SUMMARY OF THE INVENTION
[0009] In the above mentioned hybrid system, there is little toner
attached to the charging unit, since most of the toner on the
intermediate transfer belt is scraped off by the cleaning blade,
hence the charging unit can be cleaned less frequently compared
with the conventional electrostatic cleaning system. However if
images are continuously formed, toner would gradually build up on
the charging unit, and charging capability would drop. If cleaning
of this charging unit is insufficient, good cleaning performance
may not be acquired when a large amount of toner remaining on the
intermediate transfer belt is processed after calibration.

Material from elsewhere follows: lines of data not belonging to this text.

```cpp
struct GphLayout {
  int32_t n, N, K, Kc, B, E, RB, rootPop;
  int32_t o_ev;
  int32_t o_nd, o_sv;
  int32_t o_mig_age, o_coal, o_migst, o_rb_age, o_fscal;
  int32_t o_nev;
  int32_t o_first;
  int32_t o_mig_i, o_living, o_ncoal, o_nmig, o_rb_i;
  int32_t o_iscal;
  int32_t page_bytes;
  int32_t Pmax;
  int32_t lds_bytes;
  int32_t lds_sum;
  int32_t cnt16;
  int32_t dyn_bytes;
  int32_t huge_P;
};
struct GphGlobal;
struct GphKargs {
#if !GPH_BIG_BANDS
  GphModel model;
#endif
  GphLayout lay;
  double mathc[32];
  const double *log_t;
  const uint64_t *exp_t;
  GphGlobal *G;
};

#define GPH_PHASES(w) ((int)(w) < 0x8000 ? (int)(w) : (1 << ((int)(w) & 31)))
#define GPH_PHASES_ENCODE_MIN 0x8000
#define GPH_Q_LEAF 0
#define GPH_Q_NH(n) (((n) + 1) >> 1)
#define GPH_Q_PHASES(P, n) (((P) * GPH_Q_NH(n) + 1) & ~1)
#define GPH_Q_COUNT(P, n) ((GPH_Q_PHASES(P, n) + 2 * (P) + 3) & ~3)
#define GPH_Q_BYTES(P, n, c16) ((GPH_Q_COUNT(P, n) + ((c16) ? 2 : 4) * (P) + 15) & ~15)
#define GPH_Q_TERMS(P, n, c16) GPH_Q_BYTES(P, n, c16)
enum { DI_ORIG = 0, DI_UPD, DI_DLIN, DI_NEV, DI_NPOPS, DI_NBANDS, DI_SRCPOP, DI_TGTPOP, DI_COUNT };
enum { SI_FEV_OLD = 0, SI_FEV_NEW, SI_FPOP_NEW, SI_TARGET, SI_NOLD, SI_NNEW, SI_COUNT };
enum { SA_OLD = 0, SA_NEWIN, SA_NEWOUT, SA_NEWBAND };
enum { CN_EVALS = 0, CN_NODES, CN_ERROR, CN_P, CN_NOTENOUGH, CN_RX, CN_RY, CN_RZ, CN_EMPTY, CN_NODES0, CN_QPH, CN_QCNT, CN_QTERMS, CN_SUMLDS, CN_HUGE, CN_SEQLO, CN_SEQHI, CN_COUNT };

enum { FS_DATALNL = 0, FS_SV_DATALNL, FS_GENLNL, FS_GENDELTA, FS_MUTRATE, FS_COUNT };
enum { IS_ROOT = 0, IS_SV_ROOT, IS_DIRTY0, IS_CBIT0 = IS_DIRTY0 + GPH_NSW, IS_SAVED0 = IS_CBIT0 + GPH_NSW,
       IS_FREE = IS_SAVED0 + GPH_NSW, IS_NUM_MIGS, IS_RB_NUM, IS_CONFLICT_LOG, IS_RX, IS_RY, IS_RZ, IS_COUNT };
static_assert(IS_COUNT <= IS_COUNT_, "page scalars");
enum { MG_BRANCH = 0, MG_BAND, MG_SPOP, MG_TPOP, MG_SEV, MG_TEV, MG_COUNT };

#define GPH_OUT_SLOTS 16
enum { OUT_ACCEPT = 0, OUT_DDATA, OUT_DLOG, OUT_EVALS, OUT_EVALNODES, OUT_EVALBYTES,
       OUT_NTJ0, OUT_NTJ1, OUT_CONFLICT, OUT_ERROR, OUT_GENLNL, OUT_DATALNL, OUT_NMIGS };

#define GPH_CAP_N (2 * GPH_CAP_LEAVES - 1)
#define GPH_CAP_E (2 * GPH_CAP_LEAVES + 4 * GPH_MAX_MIGS + 3 * GPH_CAP_B + GPH_CAP_K + 10)
#define GPH_CAP_RB (GPH_MAX_MIGS + 2 * GPH_CAP_B)

struct alignas(16) GphEv {
  double time;
  int16_t next, prev;
  int16_t node;
  uint8_t nlin;
  uint8_t type;
};

struct alignas(16) GphNode {
  double age;
  int16_t father, left, right;
  int16_t npop;
};

#if GPH_CAP_E <= 255
typedef uint8_t gph_evid;
#else
typedef uint16_t gph_evid;
#endif
struct alignas(16) GphLds {
  GphEv ev[GPH_CAP_E];
  GphNode nd[GPH_CAP_N], sv[GPH_CAP_N];
  double mig_age[GPH_MAX_MIGS];
  double coal[GPH_CAP_K], migst[GPH_CAP_B], rb_age[GPH_CAP_RB], fscal[FS_COUNT_];
  int32_t iscal[IS_COUNT_];
  int16_t nev[GPH_CAP_N];
  int16_t first[GPH_CAP_K];
  int16_t mig_i[GPH_MAX_MIGS * 6], living[GPH_MAX_MIGS], ncoal[GPH_CAP_K], nmig[GPH_CAP_B], rb_i[3 * GPH_CAP_RB];
  double s_dcoal[2][GPH_CAP_K], s_dmig[2][GPH_CAP_B];
  double s_cntf[8];
  union {
    struct { double s_sprf[GPH_MAX_MIGS + 2]; int16_t s_spri16[4 * GPH_MAX_MIGS]; };
    struct { double s_chkcoal[GPH_CAP_K], s_chkmig[GPH_CAP_B]; int16_t s_chknc[GPH_CAP_K], s_chknm[GPH_CAP_B]; };
  };
#if defined(GPH_STAMPS) || defined(GPH_HOSTEMU)
  double s_stamp[8];
#endif
  int32_t s_di[2][8];
  uint32_t s_condptr[2];
  int16_t s_dpops[2][GPH_CAP_K], s_dbands[2][GPH_CAP_B];
  int16_t s_targets[GPH_CAP_N + 1];
#if GPH_BIG_TREE || defined(GPH_HOSTEMU)
  int16_t s_ord[GPH_CAP_N + 1], s_stack[GPH_CAP_N + 1];
#endif
  gph_evid s_dev[2][GPH_CAP_E];
#if GPH_BIG_BANDS
  uint8_t s_live[(GPH_CAP_B + 15) & ~15];
#endif
#if GPH_BIG_TREE
  double s_pe[GPH_CAP_N];
#endif
#ifdef GPH_PAD
  char s_pad[GPH_PAD];
#endif
};

static_assert(GPH_CAP_LEAVES <= 200 && GPH_CAP_K <= GPH_MAXK && GPH_CAP_B <= GPH_MAXB, "capacities beyond the reference's own caps (200 leaves, 39 populations, 100 bands: patch.h:17-22)");

struct GphTauArgs {
  int32_t ap, son0, son1, isRoot, num_aff, mode;
  double tauold, taunew, taub0, taub1, taufactor0, taufactor1;
  int32_t aff_bands[GPH_MAXB * 2];
  int32_t start_or_end[GPH_MAXB * 2];
  double new_band_ages[GPH_MAXB * 2];
};

struct GphTauFin {
  int32_t ap, son0, son1, isRoot, mode, flag;
  long long limit;
  double tauold, taunew, taub0, taub1, taufactor0, taufactor1;
  double age_ap, age_s0, age_s1;
};

#if GPH_BIG_BANDS
#define GPH_RED_COLS 384
#else
#define GPH_RED_COLS 128
#endif
#define GPH_RED_STRIDE (3 * GPH_RED_COLS + 8)
#define GPH_RED_ROW (2 * GPH_RED_STRIDE)
enum { GS_INIT_DONE = 0, GS_SWEEP_DONE, GS_TOTALS, GS_THETA, GS_TAU_PROPOSE, GS_TAU_DECIDE, GS_TAU_END, GS_SAGE_PROPOSE,
       GS_SAGE_DECIDE, GS_SAGE_END, GS_MIX_PROPOSE, GS_MIX_DECIDE, GS_STARTMIG, GS_REFRESH_DONE, GS_CHECK_DONE,
       GS_COUNT_ONLY,
       GS_THETA_ONLY, GS_MIGR_ONLY };
enum { GPH_PART_SWEEP = 0, GPH_PART_LRATE, GPH_PART_THETA, GPH_PART_MIGR, GPH_PART_TAU, GPH_PART_SAGE, GPH_PART_MIX,
       GPH_PART_SYNC, GPH_PART_REFRESH, GPH_PART_CHECK };
#define GPH_REC_MAX (16 + 3 * GPH_MAXK)
struct GphRec { int32_t code, idx; int64_t acc; double dataLnL, logL; };
enum { REC_INIT = 0, REC_INT, REC_MIGN, REC_SPR, REC_LRATE, REC_THETA, REC_MIGR, REC_TAU, REC_CONFLICTS, REC_SAGE,
       REC_MIX, REC_CHECK };
struct GphApply { int32_t kind, idx; double lnc, diff; };
struct alignas(16) GphGlobal {
  GphModel model;
  GphTauArgs tau;
  long long tau_limit;
  int32_t tau_flag, mix_flag;
  double mix_c, mix_lnc;
  int32_t napply, pad0;
  GphApply apply[GPH_MAXK + GPH_MAXB];
  int32_t n, K, Kc, B, rootPop, startMig, doMixing, samplesPerLog;
  double Ltot;
  double thetaAlpha[GPH_MAXK], thetaBeta[GPH_MAXK], thetaStart[GPH_MAXK];
  double ageAlpha[GPH_MAXK], ageBeta[GPH_MAXK], ageStart[GPH_MAXK], ftTaus[GPH_MAXK];
  double mrAlpha[GPH_MAXB], mrBeta[GPH_MAXB];
  int32_t updateSampleAge[GPH_MAXK];
  double ftCoalTime, ftMigTime, ftTheta, ftMigRate, ftMixing;
  uint32_t gx, gy, gz, pad1;
  double logLikelihood, dataLogLikelihood;
  double tot_coal[GPH_MAXK], tot_ncoal[GPH_MAXK], tot_mig[GPH_MAXB], tot_nmig[GPH_MAXB];
  int64_t acc[9], accTau[GPH_MAXK], rubberband_conflicts;
  int32_t iteration, error;
  long long error_locus;
  double pend_lnacc, pend_tauold, pend_taunew, pend_taufactor0, pend_taufactor1, pend_dGen;
  int32_t pend_pop, pend_kind;
  int32_t accArr[GPH_MAXK];
  double cls_evals[16], cls_nodes[16], cls_bytes[16], cnt_notenough;
  double migRateShown[GPH_MAXB];
  int32_t nrec, shownValid;
  GphRec rec[GPH_REC_MAX];
  GphTauFin fin;
};

struct GphBlk { int x, y, dim; char *lds; };
```

Before: 436.9 million.

## Pregenerate per-locus RNG draws ahead of the sweep on a side stream

Adds a k_rng_ahead kernel that precomputes each locus's Wichmann-Hill uniform draws into a device buffer, with periodic state checkpoints. The sweep kernel then loads draws from memory rather than generating them serially in-wave. In chained iterations the pregeneration for the next sweep is launched on a separate stream so it overlaps with the remaining stages. The cost is extra HBM per locus, extra launches and event synchronisation, and replaying RNG state from checkpoints at store time to stay bit-exact.

```diff
diff --git a/g-phocs_amd/csrc/gph_backend.h b/g-phocs_amd/csrc/gph_backend.h
--- a/g-phocs_amd/csrc/gph_backend.h
+++ b/g-phocs_amd/csrc/gph_backend.h
@@ -26,6 +26,10 @@
 static int flush_pending(gph_engine *) { return 0; }
 static int stage_defer(gph_engine *, int, int, int, bool &queued) { queued = false; return 0; }
 static void flat_launched(gph_engine *, int, int) {}
+static void dev_clear_error() {}
+static int rng_ahead_side(gph_engine *, GphGrid) { return 0; }
+static int rng_ahead_wait(gph_engine *) { return 0; }
+static void rng_ahead_drain(gph_engine *) {}
 
 static int reduce_local(gph_engine *e, int sec, int ncols)
 {
@@ -129,6 +133,8 @@
   hipStream_t stream_wide = nullptr;
   hipEvent_t ev_fork = nullptr, ev_join = nullptr;
   bool side_stream = true;
+  hipStream_t stream_ra = nullptr;
+  hipEvent_t ev_ra_go = nullptr, ev_ra_done = nullptr;
   struct Tm { hipEvent_t a, b; int which; };
   std::vector<Tm> tm;
   size_t tm_used = 0;
@@ -136,6 +142,7 @@
 
 static int dev_alloc(void **p, size_t bytes) { return hipMalloc(p, bytes ? bytes : 16) == hipSuccess ? 0 : GPH_EHIP; }
 static void dev_free(void *p) { if (p) (void)hipFree(p); }
+static void dev_clear_error() { (void)hipGetLastError(); }
 static int collect_times(gph_engine *e)
 {
   for (size_t i = 0; i < e->tm_used; i++) {
@@ -206,7 +213,6 @@
 }
 static void flat_launched(gph_engine *e, int cls, int k) { e->n_launches += k; if (cls >= 0) e->last_which = cls; }
 
-static void launch_pre(gph_engine *e) { GPH_KA_MODEL(e->ka, e); e->ka.lay = e->lay; e->ka.G = e->G_d; }
 template <class... P, class... A>
 static int launch_on(hipStream_t stream, GphGrid grid, int block, size_t lds_bytes, void (*kernel)(P...), A &&...args)
 {
@@ -214,6 +220,22 @@
   HIPCHK(hipGetLastError());
   return 0;
 }
+static void launch_pre(gph_engine *e) { GPH_KA_MODEL(e->ka, e); e->ka.lay = e->lay; e->ka.G = e->G_d; }
+static int rng_ahead_side(gph_engine *e, GphGrid grid)
+{
+  if (!e->stream_ra) {
+    if (hipStreamCreateWithFlags(&e->stream_ra, hipStreamNonBlocking) != hipSuccess ||
+        hipEventCreateWithFlags(&e->ev_ra_go, hipEventDisableTiming) != hipSuccess ||
+        hipEventCreateWithFlags(&e->ev_ra_done, hipEventDisableTiming) != hipSuccess) return GPH_EHIP;
+  }
+  HIPCHK(hipEventRecord(e->ev_ra_go, e->stream));
+  HIPCHK(hipStreamWaitEvent(e->stream_ra, e->ev_ra_go, 0));
+  { int rcl = launch_on(e->stream_ra, grid, GPH_WAVE, 0, k_rng_ahead, e->ka, e->dev); if (rcl) return rcl; }
+  HIPCHK(hipEventRecord(e->ev_ra_done, e->stream_ra));
+  return 0;
+}
+static int rng_ahead_wait(gph_engine *e) { HIPCHK(hipStreamWaitEvent(e->stream, e->ev_ra_done, 0)); return 0; }
+static void rng_ahead_drain(gph_engine *e) { if (e->stream_ra) (void)hipStreamSynchronize(e->stream_ra); }
 template <class... P, class... A>
 static int launch_grid(gph_engine *e, GphGrid grid, int block, size_t lds_bytes, void (*kernel)(P...), A &&...args)
 {
@@ -361,6 +383,9 @@
   if (e->h_red) (void)hipHostFree(e->h_red);
   if (e->G_h) (void)hipHostFree(e->G_h);
   for (auto &t : e->tm) { (void)hipEventDestroy(t.a); (void)hipEventDestroy(t.b); }
+  if (e->ev_ra_go) (void)hipEventDestroy(e->ev_ra_go);
+  if (e->ev_ra_done) (void)hipEventDestroy(e->ev_ra_done);
+  if (e->stream_ra) (void)hipStreamDestroy(e->stream_ra);
   if (e->ev_fork) (void)hipEventDestroy(e->ev_fork);
   if (e->ev_join) (void)hipEventDestroy(e->ev_join);
   if (e->stream_wide) (void)hipStreamDestroy(e->stream_wide);
diff --git a/g-phocs_amd/csrc/gph_engine.hip b/g-phocs_amd/csrc/gph_engine.hip
--- a/g-phocs_amd/csrc/gph_engine.hip
+++ b/g-phocs_amd/csrc/gph_engine.hip
@@ -316,7 +316,85 @@
 }
 #endif
 
-#define GPH_NCLS 18
+GPH_HD int rng_ahead_count(int kprev, int M)
+{
+  int n = (kprev + 64 + 63) & ~63;
+  return n < 0 ? 0 : n > M ? M : n;
+}
+#ifdef GPH_HOSTEMU
+static void k_rng_ahead(GphBlk b, GphKargs KA, GphDev D)
+{
+  const int cs = D.ra_cshift, nck = (D.ra_M >> cs) + 1;
+  for (int slot = b.x * b.dim; slot < (b.x + 1) * b.dim && slot < D.L; slot++) {
+    const int32_t *is = (const int32_t *)(D.pages + (size_t)slot * KA.lay.page_bytes + KA.lay.o_iscal);
+    uint32_t x = (uint32_t)is[IS_RX], y = (uint32_t)is[IS_RY], z = (uint32_t)is[IS_RZ];
+    const int n = rng_ahead_count(D.ra_kprev[slot], D.ra_M);
+    for (int d = 0; d <= n; d++) {
+      if ((d & ((1 << cs) - 1)) == 0) {
+        uint32_t *c = D.ra_ckpt + 4 * ((size_t)GPH_IX(d >> cs, nck) * D.L + slot);
+        c[0] = x; c[1] = y; c[2] = z; c[3] = 0;
+      }
+      if (d == n) break;
+      GPH_RNG_STEP(x, y, z);
+      const double r = x / 30269.0 + y / 30307.0 + z / 30323.0;
+      D.ra_draws[(size_t)slot * D.ra_M + GPH_IX(d, D.ra_M)] = r - (int)r;
+    }
+    uint32_t *t = D.ra_tail + 4 * (size_t)slot;
+    t[0] = x; t[1] = y; t[2] = z; t[3] = (uint32_t)n;
+  }
+}
+#else
+#define GPH_RA_TILE 16
+__global__ void __launch_bounds__(GPH_WAVE) k_rng_ahead(GphKargs KA, GphDev D)
+{
+  typedef uint32_t gu32x4 __attribute__((ext_vector_type(4)));
+  __shared__ double tile[GPH_WAVE][GPH_RA_TILE + 1];
+  __shared__ int n_of[GPH_WAVE];
+  const int lane = threadIdx.x, slot0 = blockIdx.x * GPH_WAVE, slot = slot0 + lane;
+  const bool live = slot < D.L;
+  const int cs = D.ra_cshift, nck = (D.ra_M >> cs) + 1;
+  const double rx = KA.mathc[26], ry = KA.mathc[27], rz = KA.mathc[28], mx = KA.mathc[29], my = KA.mathc[30], mz = KA.mathc[31];
+  uint32_t x = 0, y = 0, z = 0;
+  int n = 0;
+  gu32x4 *ckpt = (gu32x4 *)D.ra_ckpt;
+  if (live) {
+    const int32_t *is = (const int32_t *)(D.pages + (size_t)slot * KA.lay.page_bytes + KA.lay.o_iscal);
+    x = (uint32_t)is[IS_RX]; y = (uint32_t)is[IS_RY]; z = (uint32_t)is[IS_RZ];
+    n = rng_ahead_count(D.ra_kprev[slot], D.ra_M);
+    ckpt[slot] = gu32x4{x, y, z, 0u};
+  }
+  n_of[lane] = n;
+  int nmax = n;
+  for (int o = 32; o > 0; o >>= 1) { const int w = __shfl_xor(nmax, o, GPH_WAVE); nmax = w > nmax ? w : nmax; }
+  __syncthreads();
+  for (int d0 = 0; d0 < nmax; d0 += GPH_RA_TILE) {
+    if (d0 < n) {
+#pragma unroll
+      for (int t = 0; t < GPH_RA_TILE; t++) {
+        GPH_RNG_STEP(x, y, z);
+        const double xd = (double)x, yd = (double)y, zd = (double)z;
+        double q;
+        q = xd * rx; const double qx = __builtin_fma(__builtin_fma(-q, mx, xd), rx, q);
+        q = yd * ry; const double qy = __builtin_fma(__builtin_fma(-q, my, yd), ry, q);
+        q = zd * rz; const double qz = __builtin_fma(__builtin_fma(-q, mz, zd), rz, q);
+        tile[lane][t] = __builtin_amdgcn_fract(qx + qy + qz);
+      }
+      const int d1 = d0 + GPH_RA_TILE;
+      if ((d1 & ((1 << cs) - 1)) == 0) ckpt[(size_t)GPH_IX(d1 >> cs, nck) * D.L + slot] = gu32x4{x, y, z, 0u};
+    }
+    __syncthreads();
+#pragma unroll
+    for (int i = 0; i < GPH_WAVE / 4; i++) {
+      const int r = (lane >> 4) + 4 * i, c = lane & 15;
+      if (slot0 + r < D.L && d0 < n_of[r]) D.ra_draws[(size_t)(slot0 + r) * D.ra_M + GPH_IX(d0 + c, D.ra_M)] = tile[r][c];
+    }
+    __syncthreads();
+  }
+  if (live) ((gu32x4 *)D.ra_tail)[slot] = gu32x4{x, y, z, (uint32_t)n};
+}
+#endif
+
+#define GPH_NCLS 19
 struct SmRows {
   char *d = nullptr;
   size_t esz = 0;
@@ -379,6 +457,10 @@
   int32_t slog_sel = 0;
   bool mirror_current = true;
   bool no_fuse = false;
+  bool rng_ahead = true;
+  bool ra_place_b = true, ra_b_valid = false;
+  int32_t ra_M = 512, ra_C = 16, ra_first = 320;
+  size_t ra_bytes = 0;
   gph_counters counters = {0, 0, 0.0, 0};
   struct { double *d = nullptr; int32_t ncol = 0; int64_t samples = 0; std::vector<std::string> names; } ls;
   struct { SmParts part; SmRows rows; int32_t bd = 0; std::string name; } cs;
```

Calibration is an image forming process to create a detection image
on the intermediate transfer belt, for such purpose as adjusting
the printing position of each color on the intermediate transfer
belt. In other words, the detection image created on the
intermediate transfer belt during calibration is not an image to be
transferred to the recording material, but which must be removed by
the cleaning unit. Therefore the charging unit must be cleaned
sufficiently in order to process the large amount of residual toner
that remains as the detection image. On the other hand, in order to
clean the charging unit to the level of acquiring good cleaning
performance during calibration and to maintain that level, time to
perform the cleaning step increases and downtime increases.
[0010] It is an object of the present invention to provide a
technique to reduce downtime in an image forming apparatus that can
execute the cleaning of the intermediate transfer belt by the
hybrid system, while maintaining good cleaning performance.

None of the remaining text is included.